Von Verarmung kann man noch nicht sprechen. Die Grundsicherung ist ja gewährleistet. Schon die Angst um Verarmung, die Existenzangst führt dazu, dass Menschen sich abschotten, nur noch ihre eigene Existenz sehen und nicht mehr den Nachbarn. Unser größtes soziales Problem ist, dass Menschen aus der Langzeitarbeitslosigkeit nicht herauskommen und in die Altersarmut hineinwachsen können. Deshalb ist der zweite Arbeitsmarkt unverzichtbarer denn je.

Es gibt Regionen, wo fast jeder Zweite arbeitslos ist. Ist das der tiefere Grund für die Tendenzen der Verrohung und Gewalt?

Ich wehre mich gegen Verallgemeinerungen. Wir müssen aufpassen, dass wir Arbeitslose nicht als tendenziell Gefährdete oder gar Verwahrloste stigmatisieren. Verwahrloste gibt es in Brandenburg wie in Mecklenburg-Vorpommern, in Hamburg wie in Berlin.

Aber in Brandenburg gibt es besonders viele Gewalttäter und Alkoholkranke. Hat die Politik zu lange weggeschaut?

Nein, wir haben viel Geld in die Prävention gesteckt. Aber die tiefere Ursache, die materielle Unsicherheit, können wir politisch nicht einfach wegbeschließen. Das geht nur über Arbeitsplätze.

Es häufen sich Extremverbrechen wie in Potzlow, verhungerte Kinder, der tote Dennis, die neun ermordeten Babys. Reicht das Netz der sozialen Betreuung – Jugend-, Sozial- und Gesundheitsämter – im Land aus und funktioniert die Zusammenarbeit?

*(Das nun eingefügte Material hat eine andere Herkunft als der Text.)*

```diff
@@ -709,7 +730,7 @@
             vB = finish(sumB);
             return finish(sumA);
           };
-          auto fast2 = [&](uint32_t (&w)[NCW], int jn, float &vB, auto kd) -> float {
+          auto fast2 = [&](uint32_t (&w)[NCW], auto jn, float &vB, auto kd) -> float {
             float sig[NK];
             lookup(w, sig, jn, std::false_type{}, kd);
             float sumA = 0.0f, sumB = 0.0f;
@@ -731,7 +752,7 @@
             vB = finish(sumB);
             return finish(sumA);
           };
-          auto tail2 = [&](uint32_t (&w)[NCW], int jn, float &vB, auto kd) -> float {
+          auto tail2 = [&](uint32_t (&w)[NCW], auto jn, float &vB, auto kd) -> float {
             float sig[NK];
             lookup(w, sig, jn, std::false_type{}, kd);
             float sumA = 0.0f, sumB = 0.0f;
@@ -830,10 +851,40 @@
                     for (int x = 0; x < NCW; x++) asm volatile("s_waitcnt vmcnt(0)" : "+v"(wB[x]));
                   }
                 }
+                if constexpr (LDSC) {
+                  for (const int pe = e < b0 ? e : b0; j < pe; j++) {
+                    float vB;
+                    const float v = fn(wcur, j + 1, vB, std::true_type{});
+                    sample_scan_step(st, v, j2f, negTie);
+                    const float two_c = two_v;
+                    asm volatile("v_add_f32 %0, %1, %0" : "+v"(j2f) : "v"(two_c));
+                  }
+                  const int ge = e < sites - 1 ? e : sites - 1;
+                  for (; j + kGroup <= ge; j += kGroup) {
+                    const uint32_t at = ldsLane + static_cast<uint32_t>(j + 1) * (NCW * kWave * 4u);
+                    float vB[kGroup];
+                    static_for<kGroup>([&](auto uc) {
+                      constexpr int u = decltype(uc)::value;
+                      const float v = fn(wcur, StagedSite<u * NCW * kWave * 4>{at}, vB[u], std::true_type{});
+                      sample_scan_step(st, v, j2f, negTie);
+                      const float two_c = two_v;
+                      asm volatile("v_add_f32 %0, %1, %0" : "+v"(j2f) : "v"(two_c));
+                    });
+                    int idxRaw = j - b0;
+                    asm volatile("" : "+s"(idxRaw));
+                    const int idx = idxRaw & (kBuf - 1);
+                    __builtin_amdgcn_sched_barrier(0);
+                    static_for<kGroup>([&](auto uc) {
+                      constexpr int u = decltype(uc)::value;
+                      buf[idx + u] = vB[u];
+                    });
+                    __builtin_amdgcn_sched_barrier(0);
+                  }
+                }
                 for (; j < e; j++) pair_cell(wcur, j, j + 1 < sites ? j + 1 : j, std::true_type{}, fn);
               };
               {
-                dspan(next_event(j, sites), [&](uint32_t (&w)[NCW], int jn, float &vB, auto kd) { return pristine2(w, wvA, wvB, jn, vB, kd); });
+                dspan(next_event(j, sites), [&](uint32_t (&w)[NCW], auto jn, float &vB, auto kd) { return pristine2(w, wvA, wvB, jn, vB, kd); });
                 static_for<NK>([&](auto kc) {
                   constexpr int k = decltype(kc)::value;
                   auto &r = R.template at<k>();
@@ -857,9 +908,9 @@
                     auto &rb = RB.template at<k>();
                     rb.s1 = fmaxf(rb.s1, rb.s2);
                   });
-                  dspan(e, [&](uint32_t (&w)[NCW], int jn, float &vB, auto kd) { return tail2(w, jn, vB, kd); });
+                  dspan(e, [&](uint32_t (&w)[NCW], auto jn, float &vB, auto kd) { return tail2(w, jn, vB, kd); });
                 }
-                dspan(e, [&](uint32_t (&w)[NCW], int jn, float &vB, auto kd) { return fast2(w, jn, vB, kd); });
+                dspan(e, [&](uint32_t (&w)[NCW], auto jn, float &vB, auto kd) { return fast2(w, jn, vB, kd); });
               }
 #pragma unroll
               for (int x = 0; x < NCW; x++) asm volatile("s_waitcnt lgkmcnt(0)" : "+v"(wcur[x]));
@@ -1110,7 +1161,7 @@
   }
 }
 
-constexpr int null_min_waves(int NK, bool EXACT, bool DUAL, int MODE) { return (EXACT || DUAL || MODE != 0) ? 1 : NK == 6 ? 6 : (NK == 9 || NK == 10) ? 5 : (NK >= 16 && NK <= 21) ? 4 : (NK >= 24 && NK <= 29) ? 3 : 1; }
+constexpr int null_min_waves(int NK, bool EXACT, bool DUAL, int MODE) { return DUAL ? 4 : (EXACT || MODE != 0) ? 1 : NK == 6 ? 6 : (NK == 9 || NK == 10) ? 5 : (NK >= 16 && NK <= 21) ? 4 : (NK >= 24 && NK <= 29) ? 3 : 1; }
 template <int NK, bool LDSC, bool EXACT, bool DUAL = false, int MODE = 0>
 __global__ __launch_bounds__(64) __attribute__((amdgpu_waves_per_eu(null_min_waves(NK, EXACT, DUAL, MODE))))
 void k_null(NullArgs A, const uint8_t *__restrict__ blob,
```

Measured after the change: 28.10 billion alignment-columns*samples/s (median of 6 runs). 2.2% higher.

Es muss Verbesserungen vor allem in der Zusammenarbeit der Behörden geben. Ziel muss es sein, die Probleme der Familien in ihrer Gesamtheit zu sehen, also die materielle, die gesundheitliche und die soziale Situation. Es darf nicht heißen: Dafür bin ich nicht zuständig, meine Kenntnisse gebe ich auch nicht an die anderen weiter. Ich gehe davon aus, dass dann extreme Problemfälle auch früher erkannt werden können. Das sollte in jedem Landkreis Chefsache werden.

Reicht das Geld?

Es ist oft keine Frage des Geldes, sondern der Kommunikation. Machen wir es konkret: Ein Kind sieht bei einer Reihenuntersuchung unterernährt aus. Wenn man dem gemeinsam nachgeht, stellt man vielleicht fest, dass die Familie verschuldet ist. Wir müssen viel mehr die Gesamtsituation einer Familie betrachten. Und wir brauchen sicherlich auch mehr aufsuchende Hilfe für Familien in Not.

Also doch mehr Staatsfürsorge?

Mehr Eigenverantwortung ist notwendig. Aber da, wo Menschen ernsthaft Hilfe brauchen, muss der Staat da sein. Wir sind jetzt dabei, in den Kommunen breite lokale Bündnisse für Familien zu bilden. Sie werden sich konkret um die Lage der Familien vor Ort kümmern. Nicht wegschauen, sondern hinschauen. Das Interview führten Michael Mara und Thorsten Metzner

Dagmar Ziegler ist seit Herbst 2004 Arbeits- und Sozialministerin. Zuvor leitete die 44-Jährige vier Jahre lang das Finanzministerium. Sie ist stellvertretende Chefin der Brandenburger SPD.